---------- Supplied data

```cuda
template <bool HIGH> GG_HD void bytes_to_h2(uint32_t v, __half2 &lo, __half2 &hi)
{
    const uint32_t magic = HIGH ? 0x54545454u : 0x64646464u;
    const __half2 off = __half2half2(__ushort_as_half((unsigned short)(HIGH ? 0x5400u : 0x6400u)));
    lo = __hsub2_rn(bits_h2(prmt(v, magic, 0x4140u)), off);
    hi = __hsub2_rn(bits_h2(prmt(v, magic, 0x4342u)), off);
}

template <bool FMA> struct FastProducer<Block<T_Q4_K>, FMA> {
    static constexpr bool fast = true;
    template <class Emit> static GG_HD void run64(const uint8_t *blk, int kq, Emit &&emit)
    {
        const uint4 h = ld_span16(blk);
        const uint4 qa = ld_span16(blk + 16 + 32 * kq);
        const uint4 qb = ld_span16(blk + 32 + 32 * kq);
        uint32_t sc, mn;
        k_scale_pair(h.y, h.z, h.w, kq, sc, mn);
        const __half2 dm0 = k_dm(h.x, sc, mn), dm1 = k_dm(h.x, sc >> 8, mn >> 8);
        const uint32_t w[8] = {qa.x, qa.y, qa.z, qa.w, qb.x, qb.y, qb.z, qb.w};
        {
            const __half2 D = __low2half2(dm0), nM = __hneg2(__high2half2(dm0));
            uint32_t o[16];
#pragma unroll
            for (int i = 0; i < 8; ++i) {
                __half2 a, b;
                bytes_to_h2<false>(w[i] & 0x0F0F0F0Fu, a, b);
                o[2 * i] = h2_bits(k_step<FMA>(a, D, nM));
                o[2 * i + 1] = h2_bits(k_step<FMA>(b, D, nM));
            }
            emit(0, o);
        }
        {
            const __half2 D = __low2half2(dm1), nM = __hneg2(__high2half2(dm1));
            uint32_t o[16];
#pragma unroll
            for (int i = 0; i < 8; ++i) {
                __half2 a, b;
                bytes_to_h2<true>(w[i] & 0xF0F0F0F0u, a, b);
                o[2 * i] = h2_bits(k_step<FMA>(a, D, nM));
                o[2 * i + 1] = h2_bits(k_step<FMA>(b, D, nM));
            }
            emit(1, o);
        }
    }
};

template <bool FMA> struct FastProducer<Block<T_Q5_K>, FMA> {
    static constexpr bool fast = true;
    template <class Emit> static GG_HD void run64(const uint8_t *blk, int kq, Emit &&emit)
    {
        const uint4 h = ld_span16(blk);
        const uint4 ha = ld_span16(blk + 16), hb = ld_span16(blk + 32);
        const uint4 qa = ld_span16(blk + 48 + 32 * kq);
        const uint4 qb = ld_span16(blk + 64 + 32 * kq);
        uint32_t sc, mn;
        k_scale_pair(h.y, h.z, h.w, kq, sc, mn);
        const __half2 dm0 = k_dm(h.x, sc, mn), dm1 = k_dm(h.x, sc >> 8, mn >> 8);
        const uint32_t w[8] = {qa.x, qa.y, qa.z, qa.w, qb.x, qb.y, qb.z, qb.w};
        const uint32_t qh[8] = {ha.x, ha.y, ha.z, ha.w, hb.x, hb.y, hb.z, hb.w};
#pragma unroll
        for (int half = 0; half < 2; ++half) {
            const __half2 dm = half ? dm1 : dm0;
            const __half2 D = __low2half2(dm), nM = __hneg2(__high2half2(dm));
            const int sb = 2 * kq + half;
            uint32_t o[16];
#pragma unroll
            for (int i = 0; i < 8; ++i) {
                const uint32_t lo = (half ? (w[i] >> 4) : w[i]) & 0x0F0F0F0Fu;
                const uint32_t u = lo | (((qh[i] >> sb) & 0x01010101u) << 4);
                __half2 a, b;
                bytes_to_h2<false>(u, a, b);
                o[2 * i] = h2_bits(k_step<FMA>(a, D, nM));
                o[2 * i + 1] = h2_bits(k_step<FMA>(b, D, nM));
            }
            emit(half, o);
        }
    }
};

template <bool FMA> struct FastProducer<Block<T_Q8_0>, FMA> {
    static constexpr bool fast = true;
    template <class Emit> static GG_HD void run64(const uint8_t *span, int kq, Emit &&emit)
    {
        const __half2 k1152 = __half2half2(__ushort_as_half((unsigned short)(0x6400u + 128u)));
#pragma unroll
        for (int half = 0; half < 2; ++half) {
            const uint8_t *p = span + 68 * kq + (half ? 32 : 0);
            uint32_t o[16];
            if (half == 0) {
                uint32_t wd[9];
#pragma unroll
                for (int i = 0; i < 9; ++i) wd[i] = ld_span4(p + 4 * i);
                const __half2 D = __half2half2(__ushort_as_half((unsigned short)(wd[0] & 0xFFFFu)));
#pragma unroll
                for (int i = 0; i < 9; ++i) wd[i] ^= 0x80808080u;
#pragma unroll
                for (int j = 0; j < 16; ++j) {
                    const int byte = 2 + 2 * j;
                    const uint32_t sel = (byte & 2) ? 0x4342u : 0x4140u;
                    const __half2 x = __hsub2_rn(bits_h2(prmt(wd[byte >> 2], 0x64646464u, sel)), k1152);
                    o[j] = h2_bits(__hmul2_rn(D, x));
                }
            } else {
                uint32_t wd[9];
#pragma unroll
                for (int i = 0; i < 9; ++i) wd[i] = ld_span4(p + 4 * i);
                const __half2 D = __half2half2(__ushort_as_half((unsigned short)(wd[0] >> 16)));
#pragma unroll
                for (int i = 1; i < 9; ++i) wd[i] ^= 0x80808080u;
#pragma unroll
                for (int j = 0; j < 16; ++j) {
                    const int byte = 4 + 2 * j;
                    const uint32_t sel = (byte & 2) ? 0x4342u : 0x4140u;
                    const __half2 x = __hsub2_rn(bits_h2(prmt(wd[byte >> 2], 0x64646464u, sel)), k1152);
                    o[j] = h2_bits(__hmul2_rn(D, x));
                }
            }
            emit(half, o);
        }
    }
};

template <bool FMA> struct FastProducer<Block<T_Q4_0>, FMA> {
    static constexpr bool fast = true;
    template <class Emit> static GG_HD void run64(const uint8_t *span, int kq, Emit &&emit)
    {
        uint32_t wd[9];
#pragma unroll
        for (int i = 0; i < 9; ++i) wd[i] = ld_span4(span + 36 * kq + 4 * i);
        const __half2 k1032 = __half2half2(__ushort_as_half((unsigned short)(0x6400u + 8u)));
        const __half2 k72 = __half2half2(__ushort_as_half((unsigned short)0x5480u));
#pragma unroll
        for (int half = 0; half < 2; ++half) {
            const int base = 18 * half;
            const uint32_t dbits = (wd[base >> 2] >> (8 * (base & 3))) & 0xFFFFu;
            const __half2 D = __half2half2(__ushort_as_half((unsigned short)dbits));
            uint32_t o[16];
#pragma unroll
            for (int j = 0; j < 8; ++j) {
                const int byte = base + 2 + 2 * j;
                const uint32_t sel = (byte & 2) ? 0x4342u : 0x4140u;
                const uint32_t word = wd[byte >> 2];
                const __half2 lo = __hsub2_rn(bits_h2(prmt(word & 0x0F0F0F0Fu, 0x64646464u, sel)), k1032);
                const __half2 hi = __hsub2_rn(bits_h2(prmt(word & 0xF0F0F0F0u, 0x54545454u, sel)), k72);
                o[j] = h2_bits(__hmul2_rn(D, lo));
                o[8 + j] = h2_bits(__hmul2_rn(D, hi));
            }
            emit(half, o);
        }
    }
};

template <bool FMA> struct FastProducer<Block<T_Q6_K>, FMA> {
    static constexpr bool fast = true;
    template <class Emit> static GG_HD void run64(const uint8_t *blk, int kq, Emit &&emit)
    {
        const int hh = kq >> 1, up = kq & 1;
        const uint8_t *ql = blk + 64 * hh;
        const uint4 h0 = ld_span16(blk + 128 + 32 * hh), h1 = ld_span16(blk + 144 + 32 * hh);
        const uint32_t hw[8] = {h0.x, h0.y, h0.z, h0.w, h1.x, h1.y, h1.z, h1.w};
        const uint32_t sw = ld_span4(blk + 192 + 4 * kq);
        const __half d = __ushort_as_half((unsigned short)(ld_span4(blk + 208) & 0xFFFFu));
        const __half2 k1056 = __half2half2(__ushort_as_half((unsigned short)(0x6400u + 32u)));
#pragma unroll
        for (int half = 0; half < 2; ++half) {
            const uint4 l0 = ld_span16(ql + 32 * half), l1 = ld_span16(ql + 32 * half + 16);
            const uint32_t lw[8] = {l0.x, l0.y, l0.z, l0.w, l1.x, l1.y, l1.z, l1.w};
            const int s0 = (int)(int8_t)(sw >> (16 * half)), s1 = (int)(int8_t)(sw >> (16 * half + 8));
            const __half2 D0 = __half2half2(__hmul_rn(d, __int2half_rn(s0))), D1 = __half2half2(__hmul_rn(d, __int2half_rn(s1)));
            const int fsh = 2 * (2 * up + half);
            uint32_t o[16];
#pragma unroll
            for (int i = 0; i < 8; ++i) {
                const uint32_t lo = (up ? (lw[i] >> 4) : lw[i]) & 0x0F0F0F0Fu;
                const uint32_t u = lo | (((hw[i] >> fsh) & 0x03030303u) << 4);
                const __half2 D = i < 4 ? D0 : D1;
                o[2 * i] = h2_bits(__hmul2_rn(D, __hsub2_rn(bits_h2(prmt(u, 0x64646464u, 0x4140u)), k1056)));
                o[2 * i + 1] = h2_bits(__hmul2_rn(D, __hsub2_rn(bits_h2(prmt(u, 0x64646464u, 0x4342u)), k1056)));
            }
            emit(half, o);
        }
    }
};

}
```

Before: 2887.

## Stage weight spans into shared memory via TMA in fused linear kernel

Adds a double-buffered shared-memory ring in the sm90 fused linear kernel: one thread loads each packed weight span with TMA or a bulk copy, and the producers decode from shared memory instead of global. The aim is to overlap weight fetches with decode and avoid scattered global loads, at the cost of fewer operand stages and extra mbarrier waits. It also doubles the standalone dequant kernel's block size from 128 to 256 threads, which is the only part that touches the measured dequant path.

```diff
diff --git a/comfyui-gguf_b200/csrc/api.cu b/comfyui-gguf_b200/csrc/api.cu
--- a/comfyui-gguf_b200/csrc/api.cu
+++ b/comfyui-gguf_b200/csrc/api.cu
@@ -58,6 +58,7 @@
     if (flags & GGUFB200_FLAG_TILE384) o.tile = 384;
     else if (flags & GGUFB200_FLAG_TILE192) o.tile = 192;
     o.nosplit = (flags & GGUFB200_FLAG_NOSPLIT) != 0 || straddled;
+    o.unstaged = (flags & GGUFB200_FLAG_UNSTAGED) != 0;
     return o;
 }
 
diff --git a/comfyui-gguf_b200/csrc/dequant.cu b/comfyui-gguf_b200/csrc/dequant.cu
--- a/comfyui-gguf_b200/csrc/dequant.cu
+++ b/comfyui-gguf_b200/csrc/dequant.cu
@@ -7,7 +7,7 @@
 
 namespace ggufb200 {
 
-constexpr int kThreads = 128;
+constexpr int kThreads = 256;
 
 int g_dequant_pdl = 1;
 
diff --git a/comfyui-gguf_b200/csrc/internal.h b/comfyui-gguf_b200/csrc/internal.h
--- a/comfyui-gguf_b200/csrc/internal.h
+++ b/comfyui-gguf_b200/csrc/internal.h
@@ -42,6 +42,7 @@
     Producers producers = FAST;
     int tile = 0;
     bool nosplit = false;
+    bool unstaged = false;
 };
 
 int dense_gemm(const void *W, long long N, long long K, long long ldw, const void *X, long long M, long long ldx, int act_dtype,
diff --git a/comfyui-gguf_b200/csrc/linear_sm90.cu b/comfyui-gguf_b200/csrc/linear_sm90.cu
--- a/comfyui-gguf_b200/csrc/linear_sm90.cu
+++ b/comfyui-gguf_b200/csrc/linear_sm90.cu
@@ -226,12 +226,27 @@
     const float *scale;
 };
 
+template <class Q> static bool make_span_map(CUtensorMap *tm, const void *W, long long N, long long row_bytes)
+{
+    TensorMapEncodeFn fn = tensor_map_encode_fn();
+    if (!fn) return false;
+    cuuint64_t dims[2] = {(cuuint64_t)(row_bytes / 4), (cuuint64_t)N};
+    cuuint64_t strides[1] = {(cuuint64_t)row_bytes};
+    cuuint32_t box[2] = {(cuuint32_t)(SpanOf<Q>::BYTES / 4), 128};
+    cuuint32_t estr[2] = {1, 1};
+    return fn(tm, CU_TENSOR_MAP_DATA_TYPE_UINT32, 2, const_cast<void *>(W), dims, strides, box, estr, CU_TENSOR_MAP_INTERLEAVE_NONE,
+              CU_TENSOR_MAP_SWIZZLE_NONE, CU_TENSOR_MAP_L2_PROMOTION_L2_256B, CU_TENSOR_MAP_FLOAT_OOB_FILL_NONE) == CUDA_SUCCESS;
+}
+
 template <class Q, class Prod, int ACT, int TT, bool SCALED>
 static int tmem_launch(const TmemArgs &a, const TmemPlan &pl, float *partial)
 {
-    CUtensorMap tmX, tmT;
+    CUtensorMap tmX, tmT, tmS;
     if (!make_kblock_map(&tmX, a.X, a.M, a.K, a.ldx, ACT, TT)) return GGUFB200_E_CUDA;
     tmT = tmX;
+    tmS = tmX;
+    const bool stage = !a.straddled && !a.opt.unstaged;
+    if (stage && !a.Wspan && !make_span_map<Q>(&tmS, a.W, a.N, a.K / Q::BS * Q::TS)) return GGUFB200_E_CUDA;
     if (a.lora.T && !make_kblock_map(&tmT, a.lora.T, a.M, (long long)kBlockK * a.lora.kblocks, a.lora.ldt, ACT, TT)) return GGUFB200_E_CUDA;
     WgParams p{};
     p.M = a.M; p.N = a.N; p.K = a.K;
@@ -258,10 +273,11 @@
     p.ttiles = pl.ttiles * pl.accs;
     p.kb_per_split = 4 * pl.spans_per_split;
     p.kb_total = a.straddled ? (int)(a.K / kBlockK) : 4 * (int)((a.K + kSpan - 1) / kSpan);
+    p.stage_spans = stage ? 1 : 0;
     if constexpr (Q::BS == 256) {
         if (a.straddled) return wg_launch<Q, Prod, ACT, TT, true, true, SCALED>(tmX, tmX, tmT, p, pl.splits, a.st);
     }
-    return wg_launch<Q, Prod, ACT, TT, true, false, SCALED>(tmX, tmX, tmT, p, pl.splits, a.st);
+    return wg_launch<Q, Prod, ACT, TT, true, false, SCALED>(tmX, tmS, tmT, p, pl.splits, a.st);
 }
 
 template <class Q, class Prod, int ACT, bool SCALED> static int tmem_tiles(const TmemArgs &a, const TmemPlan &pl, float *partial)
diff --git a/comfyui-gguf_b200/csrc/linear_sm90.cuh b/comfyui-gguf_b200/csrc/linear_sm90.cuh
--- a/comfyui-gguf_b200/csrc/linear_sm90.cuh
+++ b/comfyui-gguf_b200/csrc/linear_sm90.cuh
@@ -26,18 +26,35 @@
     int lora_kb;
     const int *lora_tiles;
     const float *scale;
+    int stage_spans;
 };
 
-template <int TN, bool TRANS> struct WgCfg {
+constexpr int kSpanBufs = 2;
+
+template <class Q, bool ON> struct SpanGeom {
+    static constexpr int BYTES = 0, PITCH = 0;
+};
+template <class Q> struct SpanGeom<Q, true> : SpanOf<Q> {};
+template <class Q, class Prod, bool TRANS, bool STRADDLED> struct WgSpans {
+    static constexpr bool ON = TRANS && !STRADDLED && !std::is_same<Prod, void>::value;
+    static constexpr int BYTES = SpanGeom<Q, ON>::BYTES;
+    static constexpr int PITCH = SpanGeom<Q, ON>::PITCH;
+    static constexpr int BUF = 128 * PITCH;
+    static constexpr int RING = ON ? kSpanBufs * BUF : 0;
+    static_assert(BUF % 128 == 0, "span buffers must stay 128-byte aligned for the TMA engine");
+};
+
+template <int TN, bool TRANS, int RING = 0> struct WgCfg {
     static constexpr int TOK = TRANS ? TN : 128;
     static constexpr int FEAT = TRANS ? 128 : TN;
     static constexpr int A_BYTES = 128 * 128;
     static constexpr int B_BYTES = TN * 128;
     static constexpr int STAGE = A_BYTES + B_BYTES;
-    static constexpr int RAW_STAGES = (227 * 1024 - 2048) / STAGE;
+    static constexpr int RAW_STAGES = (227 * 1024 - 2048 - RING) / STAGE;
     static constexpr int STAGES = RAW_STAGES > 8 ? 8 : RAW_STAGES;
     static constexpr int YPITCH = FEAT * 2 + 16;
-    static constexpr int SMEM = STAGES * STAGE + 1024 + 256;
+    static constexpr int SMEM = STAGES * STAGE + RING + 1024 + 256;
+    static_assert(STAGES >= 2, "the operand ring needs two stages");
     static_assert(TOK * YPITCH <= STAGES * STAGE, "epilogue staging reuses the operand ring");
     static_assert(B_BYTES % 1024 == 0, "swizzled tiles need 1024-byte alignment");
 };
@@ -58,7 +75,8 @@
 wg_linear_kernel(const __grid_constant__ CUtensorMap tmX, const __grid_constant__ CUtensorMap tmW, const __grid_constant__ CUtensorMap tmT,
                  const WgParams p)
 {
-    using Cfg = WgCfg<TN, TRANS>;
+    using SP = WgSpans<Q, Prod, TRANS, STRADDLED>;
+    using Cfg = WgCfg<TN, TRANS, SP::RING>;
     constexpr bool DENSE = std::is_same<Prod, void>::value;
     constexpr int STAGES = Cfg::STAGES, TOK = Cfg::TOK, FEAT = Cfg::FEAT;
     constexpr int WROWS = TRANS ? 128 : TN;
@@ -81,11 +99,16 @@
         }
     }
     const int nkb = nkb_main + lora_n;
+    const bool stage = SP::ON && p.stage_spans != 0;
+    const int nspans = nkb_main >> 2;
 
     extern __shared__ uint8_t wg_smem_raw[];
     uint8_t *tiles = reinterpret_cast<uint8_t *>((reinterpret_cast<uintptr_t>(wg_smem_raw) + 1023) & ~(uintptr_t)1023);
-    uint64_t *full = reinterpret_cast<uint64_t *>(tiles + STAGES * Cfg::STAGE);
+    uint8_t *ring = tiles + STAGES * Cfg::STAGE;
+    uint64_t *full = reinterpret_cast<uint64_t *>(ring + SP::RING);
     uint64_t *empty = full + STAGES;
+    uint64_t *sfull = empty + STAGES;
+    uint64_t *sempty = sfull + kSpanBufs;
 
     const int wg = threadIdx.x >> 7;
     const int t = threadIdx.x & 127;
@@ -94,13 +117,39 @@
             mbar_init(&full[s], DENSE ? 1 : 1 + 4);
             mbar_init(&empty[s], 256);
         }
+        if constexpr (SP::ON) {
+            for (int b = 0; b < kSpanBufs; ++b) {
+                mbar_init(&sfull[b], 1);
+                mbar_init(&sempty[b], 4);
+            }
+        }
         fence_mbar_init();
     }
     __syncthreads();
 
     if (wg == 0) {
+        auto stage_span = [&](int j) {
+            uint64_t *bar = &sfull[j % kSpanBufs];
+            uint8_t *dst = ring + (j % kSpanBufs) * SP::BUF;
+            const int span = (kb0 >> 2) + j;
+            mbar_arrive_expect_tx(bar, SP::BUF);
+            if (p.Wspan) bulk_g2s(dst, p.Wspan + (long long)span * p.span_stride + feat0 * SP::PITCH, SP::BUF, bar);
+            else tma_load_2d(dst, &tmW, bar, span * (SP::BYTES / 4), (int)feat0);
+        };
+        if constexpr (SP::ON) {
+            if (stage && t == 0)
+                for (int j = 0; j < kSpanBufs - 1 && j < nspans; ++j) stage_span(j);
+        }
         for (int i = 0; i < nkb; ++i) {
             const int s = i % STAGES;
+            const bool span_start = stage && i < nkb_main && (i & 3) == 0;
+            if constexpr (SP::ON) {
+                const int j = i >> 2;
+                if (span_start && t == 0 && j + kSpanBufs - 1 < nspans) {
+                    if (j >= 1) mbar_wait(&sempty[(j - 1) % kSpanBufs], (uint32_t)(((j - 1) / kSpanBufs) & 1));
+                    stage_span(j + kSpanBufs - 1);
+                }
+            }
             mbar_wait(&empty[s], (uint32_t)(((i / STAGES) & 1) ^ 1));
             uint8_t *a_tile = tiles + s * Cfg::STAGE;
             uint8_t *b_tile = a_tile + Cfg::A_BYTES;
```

--------------------

# Aim of the exercise
Above are the records; copy every line in them that holds the word "nspans".

# Expected output
+    const int nspans = nkb_main >> 2;
+                for (int j = 0; j < kSpanBufs - 1 && j < nspans; ++j) stage_span(j);
+                if (span_start && t == 0 && j + kSpanBufs - 1 < nspans) {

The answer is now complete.